09 March 2017, The Tablet

Catholics of a certain age


 

The Catholics: The Church and its People in Britain and Ireland, from the Reformation to the Present Day
ROY HATTERSLEY

Towards the end of 1931, n Nottingham, 25-year-old Fr Frederick Hattersley ­undertook to prepare a young woman, Enid, for her marriage to a collier. The course of instruction over, he conducted the wedding ceremony. Ten days later Enid and Frederick eloped. Their son Roy knew nothing of this until, after his father’s death in 1973, he opened a letter of condolence from Bishop William Ellis. Ellis had been in the seminary with Frederick, and had fond memories of him. It had never occurred to him to wonder why his father, “a lowly civil servant”, could translate Latin inscriptions on tombstones. He has ­dedicated this book to his father’s memory.
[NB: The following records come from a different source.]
@@ -361,9 +361,8 @@
   static const bool off = env_set("LMN_NO_FFT_FUSION");
   return !off && log_n > FFT_LOW_BITS && log_n - FFT_LOW_BITS <= FFT_HIGH_BITS - 1;
 }
-static void interp_extend_tail(uint32_t* coeffs, uint64_t coeff_stride, uint32_t* lde, uint64_t lde_stride, int ncols, int log_n,
-                               const TwPtrs& itw, const TwPtrs& tw_ext, lmn_stream_t s) {
-  const FftPass low{0, FFT_LOW_BITS, 0};
+static void interp_extend_strided(uint32_t* coeffs, uint64_t coeff_stride, uint32_t* lde, uint64_t lde_stride, int ncols,
+                                  int log_n, const TwPtrs& itw, const TwPtrs& tw_ext, uint32_t n_ext, lmn_stream_t s) {
   FftStagePlan pl{};
   pl.lo = FFT_LOW_BITS;
   pl.hi = log_n;
@@ -378,9 +377,14 @@
 #if !defined(LMN_EMU) && !defined(LMN_BATCH)
   if (smem > 64 * 1024) allow_big_lds((const void*)k_fft_interp_extend, 160 * 1024);
 #endif
-  if (!launch_interp_extend_fixed(coeffs, coeff_stride, lde, lde_stride, log_n, itw, tw_ext, ncols, s))
+  if (!launch_interp_extend_fixed(coeffs, coeff_stride, lde, lde_stride, log_n, itw, tw_ext, ncols, (int)n_ext, s))
     LMN_LAUNCH(k_fft_interp_extend, dim3(tiles, (unsigned)((ncols + cpb - 1) / cpb)), dim3(threads), smem, s, coeffs,
-               coeff_stride, coeffs, coeff_stride, lde, lde_stride, pl, itw, tw_ext, inv_pow2(log_n), ncols, cpb);
+               coeff_stride, coeffs, coeff_stride, lde, lde_stride, pl, itw, tw_ext, inv_pow2(log_n), ncols, cpb, n_ext);
+}
+static void interp_extend_tail(uint32_t* coeffs, uint64_t coeff_stride, uint32_t* lde, uint64_t lde_stride, int ncols, int log_n,
+                               const TwPtrs& itw, const TwPtrs& tw_ext, lmn_stream_t s) {
+  const FftPass low{0, FFT_LOW_BITS, 0};
+  interp_extend_strided(coeffs, coeff_stride, lde, lde_stride, ncols, log_n, itw, tw_ext, 2u, s);
   launch_staged_pass<false>(lde, lde_stride, lde, lde_stride, 2ull << log_n, low, log_n + 1, tw_ext, 1u, ncols, s);
 }
 
@@ -391,6 +395,22 @@
   launch_staged_pass<true>(coeffs, coeff_stride, evals, evals_stride, 1ull << log_n, low, log_n, itw, 1u, ncols, s);
   interp_extend_tail(coeffs, coeff_stride, lde, lde_stride, ncols, log_n, itw, tw_ext, s);
   return 3;
+}
+
+int launch_interp_extend_half(uint32_t* coeffs, uint64_t coeff_stride, const uint32_t* evals, uint64_t evals_stride,
+                              uint32_t* lde, uint64_t lde_stride, int ncols, int log_half, const TwPtrs& itw_full,
+                              const TwPtrs& tw_ext, lmn_stream_t s) {
+  if (!fft_interp_extend_supported(log_half)) throw LmnError(-100, "interp_extend_half: unsupported size");
+  const FftPass low{0, FFT_LOW_BITS, 0};
+  launch_staged_pass<true>(coeffs, coeff_stride, evals, evals_stride, 1ull << log_half, low, log_half, itw_full, 1u, ncols, s);
+  interp_extend_strided(coeffs, coeff_stride, lde, lde_stride, ncols, log_half, itw_full, tw_ext, 4u, s);
+  return 2;
+}
+int launch_interp_extend_half_finish(uint32_t* lde, uint64_t lde_stride, int ncols, int log_half, const TwPtrs& tw_ext,
+                                     lmn_stream_t s) {
+  const FftPass low{0, FFT_LOW_BITS, 0};
+  launch_staged_pass<false>(lde, lde_stride, lde, lde_stride, 4ull << log_half, low, log_half + 2, tw_ext, 1u, ncols, s);
+  return 1;
 }
 
 bool launch_interp_extend_rows(uint32_t* coeffs, uint64_t coeff_stride, const uint32_t* rows, uint64_t n_rows, const PadRow& pad,
diff --git a/luminair_amd/csrc/kernels_quotient.hip b/luminair_amd/csrc/kernels_quotient.hip
--- a/luminair_amd/csrc/kernels_quotient.hip
+++ b/luminair_amd/csrc/kernels_quotient.hip
@@ -130,6 +130,95 @@
 }
 void launch_secure_add(uint32_t* out, const uint32_t* in, uint64_t n_words, lmn_stream_t s) {
   LMN_LAUNCH(k_secure_add, dim3(cdiv(n_words, TPB)), dim3(TPB), 0, s, out, in, n_words);
+}
+
+LMN_KERNEL k_add_cols(uint32_t* __restrict__ out, uint64_t out_stride, const uint32_t* __restrict__ in, uint64_t in_stride,
+                      uint64_t n) {
+  const uint64_t i = (uint64_t)blockIdx.x * blockDim.x + threadIdx.x;
+  if (i >= n) return;
+  uint32_t* o = out + (uint64_t)blockIdx.y * out_stride + i;
+  *o = m_add(*o, in[(uint64_t)blockIdx.y * in_stride + i]);
+}
+void launch_add_cols(uint32_t* out, uint64_t out_stride, const uint32_t* in, uint64_t in_stride, uint64_t n, int ncols,
+                     lmn_stream_t s) {
+  LMN_LAUNCH(k_add_cols, dim3(cdiv(n, TPB), (unsigned)ncols), dim3(TPB), 0, s, out, out_stride, in, in_stride, n);
+}
+
+LMN_D uint32_t probe_basis(const ProbeMaps& pm, uint32_t v, int k0, int nbits) {
+  uint32_t acc = 1u;
+  for (int k = 0; k < nbits; ++k)
+    if ((v >> k) & 1u) acc = m_mul(acc, pm.m[k0 + k]);
+  return acc;
+}
+LMN_D uint32_t probe_block_sum(uint32_t* red, uint32_t v) {
+  red[threadIdx.x] = v;
+  __syncthreads();
+  for (int st = TPB / 2; st > 0; st >>= 1) {
+    if ((int)threadIdx.x < st) red[threadIdx.x] = m_add(red[threadIdx.x], red[threadIdx.x + st]);
+    __syncthreads();
+  }
+  const uint32_t r = red[0];
+  __syncthreads();
+  return r;
+}
+LMN_KERNEL k_probe_dot(const uint32_t* __restrict__ coeffs, uint64_t stride, int log_n, ProbeMaps pm,
+                       uint32_t* __restrict__ partial, uint32_t* __restrict__ tail_out) {
+  LMN_SHARED uint32_t red[TPB];
+  const uint32_t* __restrict__ col = coeffs + (uint64_t)blockIdx.y * stride;
+  const uint64_t n = 1ull << log_n;
+  const uint64_t j0 = (uint64_t)blockIdx.x << PROBE_CHUNK_LOG;
+  const int lane_bits = log_n < 8 ? log_n : 8;
+  const int mid_bits = log_n < PROBE_CHUNK_LOG ? (log_n > 8 ? log_n - 8 : 0) : PROBE_CHUNK_LOG - 8;
+  uint32_t acc = 0u;
+  for (uint32_t i = 0; i < (1u << mid_bits); ++i) {
+    const uint64_t j = j0 + ((uint64_t)i << 8) + threadIdx.x;
+    if (threadIdx.x < (1u << lane_bits) && j < n) acc = m_add(acc, m_mul(col[j], probe_basis(pm, i, 8, mid_bits)));
+  }
+  acc = m_mul(acc, probe_basis(pm, threadIdx.x, 0, lane_bits));
+  if (log_n > PROBE_CHUNK_LOG) acc = m_mul(acc, probe_basis(pm, blockIdx.x, PROBE_CHUNK_LOG, log_n - PROBE_CHUNK_LOG));
+  const uint32_t sum = probe_block_sum(red, acc);
+  if (threadIdx.x == 0) {
+    partial[(uint64_t)blockIdx.y * gridDim.x + blockIdx.x] = sum;
+    if (tail_out && blockIdx.x == 0) tail_out[blockIdx.y] = col[n];
+  }
+}
+void launch_probe_dot(const uint32_t* coeffs, uint64_t stride, int log_n, const ProbeMaps& pm, uint32_t* partial,
+                      uint32_t* tail_out, lmn_stream_t s) {
+  if (log_n < 0 || log_n >= MAX_LOG) throw LmnError(-100, "probe_dot: bad size");
+  LMN_LAUNCH(k_probe_dot, dim3(probe_dot_blocks(log_n), 4), dim3(TPB), 0, s, coeffs, stride, log_n, pm, partial, tail_out);
+}
+
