+    if (kt0 < kt1 && has_tap) {
+      const int plane = g.MY * g.MX, mp = g.MP > 0 ? g.MP : plane, MX = g.MX;
+      const int Ym = mp / MX, Xm = mp - Ym * MX;
+      const WgStep st_tile = wg_step(BM, mp, MX), st_row = wg_step(NT / 8, mp, MX);
+      const int cA = g.in_Hp * g.in_Wp, cB = g.sy * g.in_Wp, cD = g.oy * g.in_Wp + g.ox;
+      const int oA = g.out_Hp * g.out_Wp, oB = g.ty * g.out_Wp, oD = g.py * g.out_Wp + g.px;
+      const int xcol = ci0 + (tid & 7) * 8, dcol = co0 + (tid & 7) * 8;
+      WgRow rw[NR];
+      rw[0] = wg_row_init(kt0 * BM + (tid >> 3), mp, MX);
+#pragma unroll
+      for (int u = 1; u < NR; ++u) { rw[u] = rw[u - 1]; wg_row_advance(rw[u], st_row, MX, Ym, Xm); }
+
+      auto opaque = [](long v) { asm("" : "+v"(v)); return v; };
+      constexpr uint32_t ALL = (1u << (2 * NR)) - 1u;
+      u32x4 SX[DEPTH][PFX], SD[DEPTH][PDN];
+      uint32_t vm[DEPTH];
+      auto gload = [&](u32x4 (&sx)[PFX], u32x4 (&sd)[PDN], uint32_t& m, bool live) {
+        m = 0u;
+#pragma unroll
+        for (int u = 0; u < NR; ++u) {
+          const WgRow r = rw[u];
+          const bool inimg = (r.n < g.N) & (r.y < g.MY);
+          const int nn = r.n < g.N ? r.n : g.N - 1, yy = inimg ? r.y : g.MY - 1, xx = inimg ? r.x : MX - 1;
+          const int p = nn * cA + yy * cB + xx * g.sx + cD;
+          const int po = r.n * oA + r.y * oB + r.x * g.tx + oD;
+          const bool okx = live & (p < in_pixels), okd = live & inimg;
+          const long ox = opaque(okx ? (long)p * g.Cin + xcol : 0L);
+          const long od = opaque(okd ? (long)po * g.Cout + dcol : 0L);
+          sx[u] = *reinterpret_cast<const u32x4*>(x + ox);
+#pragma unroll
+          for (int v = 0; v < DPR; ++v)
+            sd[u * DPR + v] = *reinterpret_cast<const u32x4*>(dy + od + v * 64);
+          m |= (okx ? 1u << u : 0u) | (okd ? 1u << (NR + u) : 0u);
+          wg_row_advance(rw[u], st_tile, MX, Ym, Xm);
+        }
+      };
+      auto lstore = [&](const u32x4 (&sx)[PFX], const u32x4 (&sd)[PDN], uint32_t m) {
+        unsigned char* px = sX + (tid >> 3) * ROWB + (tid & 7) * 16;
+        unsigned char* pd = sD + (tid >> 3) * DPITCH + (tid & 7) * 16;
+        const u32x4 zero = {0u, 0u, 0u, 0u};
+        if (__builtin_amdgcn_ballot_w64(m != ALL) == 0) {
+#pragma unroll
+          for (int u = 0; u < NR; ++u) {
+            *reinterpret_cast<u32x4*>(px + u * (NT / 8) * ROWB) = sx[u];
+#pragma unroll
+            for (int v = 0; v < DPR; ++v) *reinterpret_cast<u32x4*>(pd + u * (NT / 8) * DPITCH + v * 128) = sd[u * DPR + v];
+          }
+        } else {
+#pragma unroll
+          for (int u = 0; u < NR; ++u) {
+            *reinterpret_cast<u32x4*>(px + u * (NT / 8) * ROWB) = ((m >> u) & 1u) ? sx[u] : zero;
+#pragma unroll
+            for (int v = 0; v < DPR; ++v)
+              *reinterpret_cast<u32x4*>(pd + u * (NT / 8) * DPITCH + v * 128) = ((m >> (NR + u)) & 1u) ? sd[u * DPR + v] : zero;
+          }
+        }
+      };
+      auto mfma_tile = [&]() {
+#pragma unroll
+        for (int ks = 0; ks < BM / 16; ++ks) {
+          int rows8[8];
+          const int k0 = ks * 16 + trow;
+          const uint32_t b0 = sXo + k0 * ROWB + tcolB, b1 = sXo + (k0 + 4) * ROWB + tcolB;
+          if (!USE_TR) {
+#pragma unroll
+            for (int j = 0; j < 8; ++j) rows8[j] = ks * 16 + 8 * g5 + j;
+          }
+          bf16x8 a[CS];
+#pragma unroll
+          for (int c = 0; c < CS; ++c)
+            a[c] = frag_T<USE_TR>(aBase + ks * 16 * DPITCH + c * 64, aBase + (ks * 16 + 4) * DPITCH + c * 64,
+                                  sDo, DPITCH, rows8, wm * (COT / 2) + c * 32 + l31);
+          const bf16x8 bf = frag_T<USE_TR>(b0, b1, sXo, ROWB, rows8, wn * 32 + l31);
+#pragma unroll
+          for (int c = 0; c < CS; ++c)
+            acc[c] = __builtin_amdgcn_mfma_f32_32x32x16_bf16(a[c], bf, acc[c], 0, 0, 0);
+        }
+      };
+
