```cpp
static int coverage_unfused(garlic_panel *p, const CovSink &c)
{
    hipStream_t s = p->ctx->stream;
    const Layout L = make_layout(p, 32, p->nind);
    int rc;
    if ((rc = p->d_out.reserve(p->ctx, (size_t)L.total))) return rc;
    if (c.weighted) rc = garlic_wlod_windows(p, c.W, c.error, c.max_gap, c.use_gl, c.M, c.mu, 0, p->nind, 32, p->d_out.p, GARLIC_DEVICE);
    else rc = garlic_lod_windows(p, c.W, c.error, c.max_gap, c.use_gl, 0, p->nind, 32, p->d_out.p, GARLIC_DEVICE);
    if (rc) return rc;
    if (!c.segments) return garlic_roh_coverage(p, p->d_out.p, 32, p->nind, c.W, c.cutoff, c.inwin, c.inwin_pitch_align, c.where);
    const std::vector<ChrDev> schrs = chr_table(p, L);
    BitMatrix bm;
    DevBuf<ChrDev> d_schrs;
    if ((rc = bm.make(p, 1)) || (rc = d_schrs.put(schrs, s))) return rc;
    if (bm.word_base[(size_t)p->nchr] > 0)
        hipLaunchKernelGGL(roh_bits_from_scores_kernel, dim3((unsigned)((bm.word_base[(size_t)p->nchr] + 255) / 256), (unsigned)p->nind),
                           dim3(256), 0, s, p->d_out.p, d_schrs.p, bm.d_bchrs.p, bm.d_wbase.p, p->nchr, c.W, c.cutoff, bm.d_bits.p);
    const hipError_t e = hipStreamSynchronize(s);
    if (e != hipSuccess) return fail(GARLIC_ERR_HIP, "roh segments: %s", hipGetErrorString(e));
    return segments_from_bits(p, bm, c);
}

static int coverage_from_score_kernels(garlic_panel *p, const CovSink &c)
{
    hipStream_t s = p->ctx->stream;
    const Layout Lo = make_layout(p, c.inwin_pitch_align, p->nind);
    const std::vector<ChrDev> ochrs = chr_table(p, Lo);
    BitMatrix bm;
    DevBuf<ChrDev> d_ochrs;
    DevBuf<int16_t> d_cov;
    int16_t *dst;
    int rc;
    if ((rc = bm.make(p, 1)) || (rc = d_ochrs.put(ochrs, s)) || (rc = counts_target(c.inwin, c.where, Lo, d_cov, &dst))) return rc;
    hipError_t e = bm.zero(s);
    if (e == hipSuccess) e = hipStreamSynchronize(s);
    if (e != hipSuccess) return fail(GARLIC_ERR_HIP, "coverage: %s", hipGetErrorString(e));
    p->cov_pending = CovBits{bm.d_bits.p, bm.d_bchrs.p, c.cutoff};
    p->cov_written = false;
    double *bits_as_out = reinterpret_cast<double *>(bm.d_bits.p);
    if (c.weighted) rc = garlic_wlod_windows(p, c.W, c.error, c.max_gap, c.use_gl, c.M, c.mu, 0, p->nind, 32, bits_as_out, GARLIC_DEVICE);
    else rc = garlic_lod_windows(p, c.W, c.error, c.max_gap, 1, 0, p->nind, 32, bits_as_out, GARLIC_DEVICE);
    const bool written = c.weighted || p->cov_written;
    p->cov_pending = CovBits{nullptr, nullptr, 0.0};
    if (rc == GARLIC_INTERNAL_NO_BITS) return coverage_unfused(p, c);
    if (rc) return rc;
    if (!written) return coverage_unfused(p, c);
    if (c.segments) return segments_from_bits(p, bm, c);
    launch_counts_from_bits(p, bm, c, Lo, d_ochrs.p, dst);
    return finish_counts(p, c.inwin, c.where, Lo, dst, nullptr);
}

static int coverage_lod_bits(garlic_panel *p, const CovSink &c)
{
    garlic_ctx *ctx = p->ctx;
    hipStream_t s = ctx->stream;
    const int32_t W = c.W;
    const size_t nchr = (size_t)p->nchr;
    std::vector<Run> runs;
    std::vector<FillItem> fill;
    int64_t n_valid = 0;
    plan_runs(p, W, runs, fill, n_valid);
    std::vector<int32_t> col0(runs.size(), 0);
    std::vector<FeedItem> items;
    build_feed_items(runs, longest_first(runs), nullptr, (p->nind + WAVE - 1) / WAVE, col0, items);
    const Layout Lo = make_layout(p, c.inwin_pitch_align, p->nind);
    const std::vector<ChrDev> chrs = chr_table(p, Lo);
    BitMatrix bm;
    DevBuf<FeedItem> d_items;
    DevBuf<ChrDev> d_chrs;
    DevBuf<int32_t> d_counter, d_cnt;
    DevBuf<int16_t> d_cov;
    int16_t *dst;
    int rc;
    if ((rc = d_items.put(items, s)) || (rc = d_chrs.put(chrs, s)) || (rc = d_counter.reserve(4)) || (rc = counts_target(c.inwin, c.where, Lo, d_cov, &dst)))
        return rc;
    hipError_t e = hipMemsetAsync(d_counter.p, 0, 4 * sizeof(int32_t), s);
    if (e != hipSuccess) return fail(GARLIC_ERR_HIP, "coverage: %s", hipGetErrorString(e));
    const bool vec_ok = cov_vec_ok(p, Lo, dst);
    if ((rc = bm.make(p, 8))) return rc;
    (void)hist_mark(ctx, false);
    if ((e = bm.zero(s)) != hipSuccess) return fail(GARLIC_ERR_HIP, "coverage: %s", hipGetErrorString(e));
    const bool overlap = !items.empty() && !c.segments && getenv("GARLIC_COVERAGE_OVERLAP");
    int64_t n_cnt_items = 0;
    if (overlap) {
        std::vector<int32_t> h(4 * nchr + 2, 0);
        int32_t *need = h.data() + nchr + 1, *corder = need + nchr, *cbase = corder + nchr;
// ... 543 lines not shown
```

garlic_amd/csrc/tgls_ring_kernel.hpp:

```cpp
#pragma once
#include "variant_kernels.hpp"

namespace garlic {

#ifndef GARLIC_TG_RING
#define GARLIC_TG_RING 240
#endif
#ifndef GARLIC_TG_DEPTH
#define GARLIC_TG_DEPTH 3
#endif
#ifndef GARLIC_TG_TILE_ROWS
#define GARLIC_TG_TILE_ROWS WAVE
#endif
constexpr int TG_RING = GARLIC_TG_RING;
constexpr int TG_GROUP = 8;
constexpr int TG_DEPTH = GARLIC_TG_DEPTH;
constexpr int TG_THREADS = 4 * WAVE;
constexpr int TG_SINGLE_MAX_W = TG_RING - 32 - 4 * TG_GROUP * 2;

struct TglsArgs {
    const double *terms;
    int64_t term_rows;
    const ChainItem *items;
    const ChrDev *chrs;
    double *out;
    int32_t ind_begin, ind_count, winsize, n_items;
    int32_t blk0;
    int32_t *next_item;
    CovBits cov;
};
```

It is not, however, just an act of homage. “Religion in general”, says Hattersley, “the belief in the unbelievable – fascinates me,” and to prove the point he cites his biographies of John Wesley and William Booth. Catholicism fits the pattern because it deals in certainties, and that makes it attractive to many. The conviction that the strength of Catholicism lies in its unbending certainty underlies the text, and is explicitly mentioned on the final page, with the warning that “the ancient verities have been eroded by a new certainty” – the notion of freedom – and with that new certainty, Hattersley suggests, the Church is struggling to cope.

Hattersley arrives at this conclusion after a fluent and readable account of the Catholic history of Britain since the Reformation. It is a brave undertaking.